As with Venus, strong personal and dynastic associations are implicit in Mars' presence. As armed guardian and special patron of the people and their urbs, he balances Roma and the Genius on the other side of the scene; the traditional gods and symbols of the state thus attend on Augustus' personal supremacy. (Note that the same four divinities figure in the Ara Pacis panels; see fig. 71.) The armed Mars and Roma form a protective bulwark within which the riches of the Roman people can overflow as the unarmed goddess of love consecrates the rule of the togate emperor. In the structure of the composition, it is Venus to whom Mars answers, not just as her mythical consort and fellow parent to Rome, but literally as her mirror image: his placement, motion, and pose mirror hers, as the inward-leaning diagonal of his lance meets the rising diagonal set up by the lines of Venus' figure, to frame and exalt the pyramidal figure elevated between them.
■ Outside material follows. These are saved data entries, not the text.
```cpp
int gpbs_hip_set_gemm_opts(int opts) {
  const int old = g_gemm_opts;
  if (opts < 0) return old;
  const int gone = opts & ~(kGemmOptsLive | kGemmOptsShipped);
  static bool warned = false;
  if (gone && !warned) {
    warned = true;
    fprintf(stderr,
            "gpbs_hip_set_gemm_opts: bits 0x%x select GEMM variants that were removed (docs/gemm_lab.md); "
            "the shipped schedule runs\n",
            gone);
  }
  g_gemm_opts = opts & kGemmOptsLive;
  return old;
}

int gpbs_hip_gemm_units(int M, int N) {
  if (M % G2_BM == 0 && N % G2_BM == 0) return (M / G2_BM) * (N / G2_BM);
  return (M / GBM) * (N / GBN);
}

int gpbs_hip_gemm_bf16(const void* A, const void* Bt, void* C, int M, int N, int K, void* q, const void* table,
                       unsigned mode, unsigned me, void* cnt, void* status, int grid, hipStream_t s) {
  if (M % GBM || N % GBN || K % GBK || M <= 0 || N <= 0 || K <= 0) return -22;
  if (M % G2_BM == 0 && N % G2_BM == 0) {
    const int ntiles = (M / G2_BM) * (N / G2_BM);
    if (grid <= 0) grid = 256;
    if (grid > ntiles) grid = ntiles;
    const u32 inst = (u32)((G2_BM / 16) * (G2_BM / 16) * (K / 32) + (K / G2_BK) * 64 + 128);
    const u32 refs = (u32)(((u64)2 * G2_BM * K * 2) / 128);
    const u32 miss = (u32)((((u64)M + N) * K * 2 / 128) / ntiles + (u64)G2_BM * G2_BM * 2 / 128);
    const u32 m2 = mode | ((g_gemm_opts & 1) ? kGemmXRange : 0u) |
                   ((g_gemm_opts & 8) && ntiles % kXcds == 0 ? kGemmBlock2D : 0u) |
                   ((g_gemm_opts & (1 << 23)) && (mode & 3) == GATE_NONE && grid == ntiles ? kGemmStatic : 0u);
    hipLaunchKernelGGL(k_gemm256_bf16_tn, dim3(grid), dim3(G2_NT), 0, s, (const u16*)A, (const u16*)Bt, (u16*)C, M, N,
                       K, (WorkQueue*)q, (const PartTable*)table, m2, me, (u64*)cnt, inst, refs, miss, (u32*)status);
    return hipGetLastError() == hipSuccess ? 0 : -5;
  }
  const int ntiles = (M / GBM) * (N / GBN);
  if (grid <= 0) grid = 256 * 2;
  if (grid > ntiles) grid = ntiles;
  const u32 inst = (u32)((GBM / 16) * (GBN / 16) * (K / 32) * 2 + (K / GBK) * 32 + 64);
  const u32 refs = (u32)(((u64)(GBM + GBN) * K * 2) / 128);
  const u32 miss = (u32)((((u64)M + N) * K * 2 / 128) / ntiles + (u64)GBM * GBN * 2 / 128);
  hipLaunchKernelGGL(k_gemm_bf16_tn, dim3(grid), dim3(GNT), 0, s, (const u16*)A, (const u16*)Bt, (u16*)C, M, N, K,
                     (WorkQueue*)q, (const PartTable*)table, mode, me, (u64*)cnt, inst, refs, miss, (u32*)status);
  return hipGetLastError() == hipSuccess ? 0 : -5;
}

static int g_stream_opts = 0;

int gpbs_hip_set_stream_opts(int opts) {
  const int old = g_stream_opts;
  if (opts >= 0) g_stream_opts = opts;
  return old;
}

int gpbs_hip_stream_copy(const void* src, void* dst, unsigned long long bytes, unsigned chunk_bytes, void* q,
                         const void* table, unsigned mode, unsigned me, void* cnt, void* status, int grid, hipStream_t s) {
  if (bytes % 16 || chunk_bytes % 16 || chunk_bytes == 0) return -22;
  if (grid <= 0) grid = 256;
  using K = void (*)(const f32x4*, f32x4*, u64, u32, WorkQueue*, const PartTable*, u32, u32, u64*, u32*);
  static const K tab[4] = {k_stream_copy<SUNROLL, true>, k_stream_copy<SUNROLL, false>, k_stream_copy<8, true>,
                           k_stream_copy<8, false>};
  hipLaunchKernelGGL(tab[g_stream_opts & 3], dim3(grid), dim3(SNT), 0, s, (const f32x4*)src, (f32x4*)dst, bytes / 16,
                     chunk_bytes / 16, (WorkQueue*)q, (const PartTable*)table, mode, me, (u64*)cnt, (u32*)status);
  return hipGetLastError() == hipSuccess ? 0 : -5;
}

static int g_reduce_opts = 8;

int gpbs_hip_set_reduce_opts(int opts) {
  const int old = g_reduce_opts;
  if (opts >= 0) g_reduce_opts = opts;
  return old;
}

int gpbs_hip_reduce_bf16(const void* a, const void* b, void* out, unsigned long long bytes, unsigned chunk_bytes,
                         void* q, const void* table, unsigned mode, unsigned me, void* cnt, void* status, int grid, hipStream_t s) {
  if (bytes % 16 || chunk_bytes % 16 || chunk_bytes == 0) return -22;
  if (grid <= 0) grid = 256;
  using K = void (*)(const u32x4*, const u32x4*, u32x4*, u64, u32, WorkQueue*, const PartTable*, u32, u32, u64*, u32*);
#define RV(NT, U) {k_reduce_bf16<NT, U, true, true>, k_reduce_bf16<NT, U, false, true>, \
                   k_reduce_bf16<NT, U, true, false>, k_reduce_bf16<NT, U, false, false>}
  static const K table256[4][4] = {RV(256, 6), RV(256, 8), RV(256, 4), RV(256, 12)};
  static const K table512[4][4] = {RV(512, 6), RV(512, 8), RV(512, 4), RV(512, 12)};
#undef RV
  const int o = g_reduce_opts;
  const int nt = (o & 16) ? 512 : 256;
  const K kern = ((o & 16) ? table512 : table256)[o & 3][((o >> 2) & 1) | (((o >> 3) & 1) << 1)];
  hipLaunchKernelGGL(kern, dim3(grid), dim3(nt), 0, s, (const u32x4*)a, (const u32x4*)b, (u32x4*)out,
                     bytes / 16, chunk_bytes / 16, (WorkQueue*)q, (const PartTable*)table, mode, me, (u64*)cnt, (u32*)status);
  return hipGetLastError() == hipSuccess ? 0 : -5;
}

int gpbs_hip_gemv_bf16(const void* W, const void* x, void* y, int R, int K, void* q, const void* table, unsigned mode,
                       unsigned me, void* cnt, void* status, int grid, hipStream_t s) {
  if (K % 512 || R <= 0) return -22;
  if (grid <= 0) grid = (R + 15) / 16;
  if (grid > 256) grid = 256;
  hipLaunchKernelGGL(k_gemv_bf16, dim3(grid), dim3(256), 0, s, (const u16*)W, (const u16*)x, (float*)y, R, K,
                     (WorkQueue*)q, (const PartTable*)table, mode, me, (u64*)cnt, (u32*)status);
  return hipGetLastError() == hipSuccess ? 0 : -5;
}

int gpbs_hip_census(void* out, int blocks, const void* table, unsigned mode, unsigned me, hipStream_t s) {
  hipLaunchKernelGGL(k_census, dim3(blocks), dim3(64), 0, s, (u32*)out, (const PartTable*)table, mode, me);
  return hipGetLastError() == hipSuccess ? 0 : -5;
}

}
```

Before: 1.277.

## Overlap next-tile grab and prefetch with epilogue; batch per-block completion counting

Each block now counts its completed units locally and adds them to a packed 64-bit exit/done word once at finish, which replaces a global atomic increment per unit. In the persistent GEMM, the ticket for the next tile (or the ownership words) is fetched during the last k-iteration. The next tile's first stage loads are issued between the two halves of the C store. This hides queue latency and pipeline fill behind the epilogue, at the cost of more complex control flow and register pressure. The done counter semantics also change: progress is visible only at block exit.

```diff
diff --git a/csrc/hip/common.hpp b/csrc/hip/common.hpp
--- a/csrc/hip/common.hpp
+++ b/csrc/hip/common.hpp
@@ -1,6 +1,7 @@
 #pragma once
 #include <hip/hip_runtime.h>
 
+#include <cstddef>
 #include <cstdint>
 #include <cstdio>
 #include <cstdlib>
@@ -49,24 +50,24 @@
   u32 exited;
   u32 stopped;
   u32 xnext[kXcds];
-  u32 pad[4];
-};
-
-__device__ __forceinline__ void finish(WorkQueue* q, u32* status, u32 total) {
+  u64 exitw;
+  u32 pad[2];
+};
+static_assert(sizeof(WorkQueue) == 64 && offsetof(WorkQueue, exitw) == 48, "work queue layout");
+
+__device__ __forceinline__ void finish(WorkQueue* q, u32* status, u32 total, u32 units) {
   if (threadIdx.x == 0) {
-    asm volatile("s_waitcnt vmcnt(0)" ::: "memory");
-    const u32 old = atomicAdd(&q->exited, 1u);
-    if (old == gridDim.x - 1) {
-      const u32 d = __hip_atomic_load(&q->done, __ATOMIC_RELAXED, __HIP_MEMORY_SCOPE_AGENT);
+    const u64 old = __hip_atomic_fetch_add(&q->exitw, ((u64)1 << 32) | units, __ATOMIC_RELAXED, __HIP_MEMORY_SCOPE_AGENT);
+    if ((u32)(old >> 32) == gridDim.x - 1) {
+      const u32 d = (u32)old + units;
       if (status) __hip_atomic_store(status, d | 0x80000000u, __ATOMIC_RELAXED, __HIP_MEMORY_SCOPE_SYSTEM);
-      __hip_atomic_store(&q->exited, 0u, __ATOMIC_RELAXED, __HIP_MEMORY_SCOPE_AGENT);
       __hip_atomic_store(&q->stopped, 0u, __ATOMIC_RELAXED, __HIP_MEMORY_SCOPE_AGENT);
       if (d >= total) {
         __hip_atomic_store(&q->next, 0u, __ATOMIC_RELAXED, __HIP_MEMORY_SCOPE_AGENT);
-        __hip_atomic_store(&q->done, 0u, __ATOMIC_RELAXED, __HIP_MEMORY_SCOPE_AGENT);
 #pragma unroll
         for (int x = 0; x < kXcds; ++x) __hip_atomic_store(&q->xnext[x], 0u, __ATOMIC_RELAXED, __HIP_MEMORY_SCOPE_AGENT);
       }
+      __hip_atomic_store(&q->exitw, d >= total ? (u64)0 : (u64)d, __ATOMIC_RELAXED, __HIP_MEMORY_SCOPE_AGENT);
     }
   }
 }
@@ -134,6 +135,34 @@
                                            : __hip_atomic_load(q + 1, __ATOMIC_RELAXED, __HIP_MEMORY_SCOPE_SYSTEM);
     return (u32)p23 == me || (u32)(p23 >> 32) == me;
   }
+  if (h0) return !(w0 & kSplitBit) || cu_half() == 0;
+  if (h1) return !(w1 & kSplitBit) || cu_half() == 1;
+  return false;
+}
+
+struct OwnWords {
+  u64 p01, p23;
+};
+__device__ __forceinline__ OwnWords own_load(const PartTable* t, u32 mode, u32 xcc) {
+  const u64* q = t->pair[xcc & 7];
+  OwnWords w;
+  if (mode & GATE_DEVTABLE) {
+    w.p01 = __hip_atomic_load(q, __ATOMIC_RELAXED, __HIP_MEMORY_SCOPE_AGENT);
+    w.p23 = __hip_atomic_load(q + 1, __ATOMIC_RELAXED, __HIP_MEMORY_SCOPE_AGENT);
+  } else {
+    w.p01 = __hip_atomic_load(q, __ATOMIC_RELAXED, __HIP_MEMORY_SCOPE_SYSTEM);
+    w.p23 = __hip_atomic_load(q + 1, __ATOMIC_RELAXED, __HIP_MEMORY_SCOPE_SYSTEM);
+  }
+  return w;
+}
+__device__ __forceinline__ bool own_eval(const OwnWords w, u32 mode, u32 me) {
+  const u32 w0 = (u32)w.p01, w1 = (u32)(w.p01 >> 32), w2 = (u32)w.p23, w3 = (u32)(w.p23 >> 32);
+  if (mode & GATE_SE) {
+    const u32 se = se_id();
+    return ((se & 2 ? (se & 1 ? w3 : w2) : (se & 1 ? w1 : w0)) & kOwnerMask) == me;
+  }
+  const bool h0 = (w0 & kOwnerMask) == me, h1 = (w1 & kOwnerMask) == me;
+  if (!(mode & GATE_SPATIAL) || (h0 && h1)) return h0 || h1 || w2 == me || w3 == me;
   if (h0) return !(w0 & kSplitBit) || cu_half() == 0;
   if (h1) return !(w1 & kSplitBit) || cu_half() == 1;
   return false;
@@ -175,6 +204,12 @@
   return u;
 }
 
+__device__ __forceinline__ u32 take_ticket(WorkQueue* q) {
+  u32 zero = 0;
+  asm volatile("" : "+v"(zero));
+  return atomicAdd(&q->next + zero, 1u);
+}
+
 
 __device__ __forceinline__ void count_unit(u64* cnt, u32 me, u32 xcc, u64 inst, u64* t_last, u64 refs, u64 miss,
                                            WorkQueue* q) {
@@ -185,4 +220,13 @@
   atomicAdd(&q->done, 1u);
 }
 
-}
+__device__ __forceinline__ void tally_unit(u64* cnt, u32 me, u32 xcc, u64 inst, u64* t_last, u64 refs, u64 miss,
+                                           u32* units) {
+  ++*units;
+  if (threadIdx.x != 0) return;
+  const u64 t = __builtin_amdgcn_s_memtime();
+  count(cnt, me, xcc, inst, t - *t_last, refs, miss);
+  *t_last = t;
+}
+
+}
diff --git a/csrc/hip/fp8_gemm_kernels.hip b/csrc/hip/fp8_gemm_kernels.hip
--- a/csrc/hip/fp8_gemm_kernels.hip
+++ b/csrc/hip/fp8_gemm_kernels.hip
@@ -31,6 +31,7 @@
   int* s_slot = (int*)(smem + kLds);
   const u32 xcc = xcc_id();
   u64 t_last = __builtin_amdgcn_s_memtime();
+  u32 units = 0;
   const int tid = threadIdx.x, lane = tid & 63, wid = tid >> 6;
   const int wr = wid >> 1, wc = wid & 1;
   const int tiles_m = (M + FBM - 1) / FBM, tiles_n = N / FBN, ntiles = tiles_m * tiles_n;
@@ -135,9 +136,9 @@
           if (m + r < M) C[(size_t)(m + r) * N + n] = f2bf((acc[i][j][r] * sa[m + r]) * wsc);
       }
     }
-    count_unit(cnt, me, xcc, inst_per_tile, &t_last, refs_per_tile, miss_per_tile, q);
+    tally_unit(cnt, me, xcc, inst_per_tile, &t_last, refs_per_tile, miss_per_tile, &units);
   }
-  finish(q, status, (u32)ntiles);
+  finish(q, status, (u32)ntiles, units);
 }
 
 }
diff --git a/csrc/hip/tenant_kernels.hip b/csrc/hip/tenant_kernels.hip
--- a/csrc/hip/tenant_kernels.hip
+++ b/csrc/hip/tenant_kernels.hip
@@ -1,3 +1,5 @@
+#include <type_traits>
+
 #include "common.hpp"
 
 namespace gpbs_hip {
@@ -64,6 +66,7 @@
   int* s_slot = (int*)(smem + kGemmLds);
   const u32 xcc = xcc_id();
   u64 t_last = __builtin_amdgcn_s_memtime();
+  u32 units = 0;
   const int tid = threadIdx.x, lane = tid & 63, wid = tid >> 6;
   const int wr = wid >> 1, wc = wid & 1;
   const int tiles_m = M / GBM, tiles_n = N / GBN, ntiles = tiles_m * tiles_n;
@@ -144,9 +147,9 @@
 #pragma unroll
         for (int r = 0; r < 4; ++r) C[(size_t)(m + r) * N + n] = f2bf(acc[i][j][r]);
       }
-    count_unit(cnt, me, xcc, inst_per_tile, &t_last, refs_per_tile, miss_per_tile, q);
-  }
-  finish(q, status, (u32)ntiles);
+    tally_unit(cnt, me, xcc, inst_per_tile, &t_last, refs_per_tile, miss_per_tile, &units);
+  }
+  finish(q, status, (u32)ntiles, units);
 }
 
 constexpr int G2_BM = 256, G2_BK = 64, G2_NT = 512;
@@ -183,22 +186,17 @@
     const int row = 8 * (2 * wid + j) + (lane >> 3);
     soff[j] = row * K + (((lane & 7) ^ g2_swz(row)) * 8);
   }
-  int soffa[4];
-#pragma unroll
-  for (int j = 0; j < 4; ++j) {
-    const int row = 8 * (4 * (wid & 3) + j) + (lane >> 3);
-    soffa[j] = row * K + (((lane & 7) ^ g2_swz(row)) * 8);
-  }
   const int l16 = lane & 15, lq = lane >> 4;
   const int bh = wc >> 1, bc = (wc & 1) * 64;
-  int units_seen = 0;
-
-  for (;;) {
-    const int tile = (mode & kGemmStatic) ? (units_seen ? -1 : (int)blockIdx.x)
-                     : (mode & kGemmXRange) ? grab_unit_x(q, table, mode, me, xcc, s_slot, (u32)ntiles)
-                                            : grab_unit(q, table, mode, me, xcc, s_slot, (u32)ntiles);
-    if (tile < 0) break;
-    int tm = tile / tiles_n, tn = tile % tiles_n;
+  u32 units = 0;
+  const bool early = !(mode & (kGemmStatic | kGemmXRange | GATE_HOLD));
+  const bool gated = (mode & 3) != GATE_NONE;
+  constexpr int kNoTile = -1, kGrabLate = -2;
+
+  const u16 *Ab = nullptr, *Bb = nullptr;
+  int tm = 0, tn = 0;
+  auto locate = [&](int tile) {
+    tm = tile / tiles_n, tn = tile % tiles_n;
     if ((mode & kGemmBlock2D) && (tiles_m & 3) == 0 && (tiles_n & 1) == 0 && ntiles % kXcds == 0) {
       const int per = ntiles / kXcds;
       const int bm = tiles_m / 4, bn = tiles_n / 2;
@@ -207,8 +205,29 @@
       tm = (g >> 1) * bm + jj / bn;
       tn = (g & 1) * bn + jj % bn;
     }
-    const u16* Ab = A + (size_t)tm * G2_BM * K;
-    const u16* Bb = Bt + (size_t)tn * G2_BM * K;
+    Ab = A + (size_t)tm * G2_BM * K;
+    Bb = Bt + (size_t)tn * G2_BM * K;
+  };
+
+  int tile = (mode & kGemmStatic) ? (int)blockIdx.x : kGrabLate;
+  bool staged = false;
+  for (;;) {
+    if (tile == kGrabLate)
+      tile = (mode & kGemmXRange) ? grab_unit_x(q, table, mode, me, xcc, s_slot, (u32)ntiles)
+                                  : grab_unit(q, table, mode, me, xcc, s_slot, (u32)ntiles);
+    if (tile < 0) break;
+    if (!staged) locate(tile);
+    u16* Cb = C + (size_t)tm * G2_BM * N + tn * G2_BM;
+    int soffa[4];
+    {
+      int tid_s = tid;
+      asm volatile("" : "+v"(tid_s));
+#pragma unroll
+      for (int j = 0; j < 4; ++j) {
+        const int row = 8 * (4 * ((tid_s >> 6) & 3) + j) + ((tid_s & 63) >> 3);
+        soffa[j] = row * K + (((tid_s & 7) ^ g2_swz(row)) * 8);
+      }
+    }
     auto stage = [&](int kind, int h, int t) {
       const u16* src = (kind ? Bb : Ab) + (size_t)h * 128 * K + t * G2_BK;
       lds_t* dst = lds + (t & 1) * kG2Buf + (kind * 2 + h) * kG2Half + wid * 2048;
@@ -231,14 +250,18 @@
     for (int i = 0; i < 8; ++i)
 #pragma unroll
       for (int j = 0; j < 4; ++j) acc[i][j] = f32x4{0.f, 0.f, 0.f, 0.f};
-    stage(1, 0, 0); stage(1, 1, 0); stage(0, 0, 0); stage(0, 1, 0);
+    if (!staged) {
+      stage(1, 0, 0); stage(1, 1, 0); stage(0, 0, 0); stage(0, 1, 0);
+    }
     asm volatile("s_waitcnt vmcnt(0)" ::: "memory");
     __builtin_amdgcn_s_barrier();
     if (wr == 1) __builtin_amdgcn_s_barrier();
     bf16x8 a[4][2], b[4][2];
-    for (int t = 0; t < nt; ++t) {
+    u32 ticket, ticket_g;
+    OwnWords ow;
+    auto ktile = [&](const int t, auto more_c) {
+      constexpr bool more = decltype(more_c)::value;
       const int buf = t & 1;
-      const bool more = t + 1 < nt;
 #pragma unroll
       for (int j = 0; j < 4; ++j)
 #pragma unroll
@@ -248,10 +271,12 @@
       for (int i = 0; i < 4; ++i)
 #pragma unroll
         for (int s2 = 0; s2 < 2; ++s2) a[i][s2] = frag(buf, 0, wr, i * 16, s2);
-      if (more) {
+      if constexpr (more) {
         stage(1, 0, t + 1); stage(1, 1, t + 1);
       } else {
         asm volatile("s_waitcnt vmcnt(0)" ::: "memory");
+        if (early && !gated && tid == 0) ticket = take_ticket(q);
+        if (early && gated && tid == 0) ow = own_load(table, mode, xcc);
       }
       __builtin_amdgcn_s_barrier();
       asm volatile("s_waitcnt lgkmcnt(0)" ::: "memory");
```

A similar framing composition occurs on the Augustan (or early Tiberian) Sorrento base (fig. 15b): Romulus sits before Augustus' Palatine house facade under Augustus' corona civica, facing (three-quarters right) his parent Mars, framed in the diagonal of the standard elevated by Mars to touch the crown; the Venus to be restored opposite will have lifted something also to make a symmetrical group.[93] The most striking compositional aspect of the central BR triad is that Mars and Venus are both clearly subordinate in height to Augustus on his throne. Augustus would be no taller standing on their level, yet as he is enthroned, his head is over both of theirs, irresistibly evoking the image of Jupiter, who sits enthroned above the other gods. The next chapter must account for this image.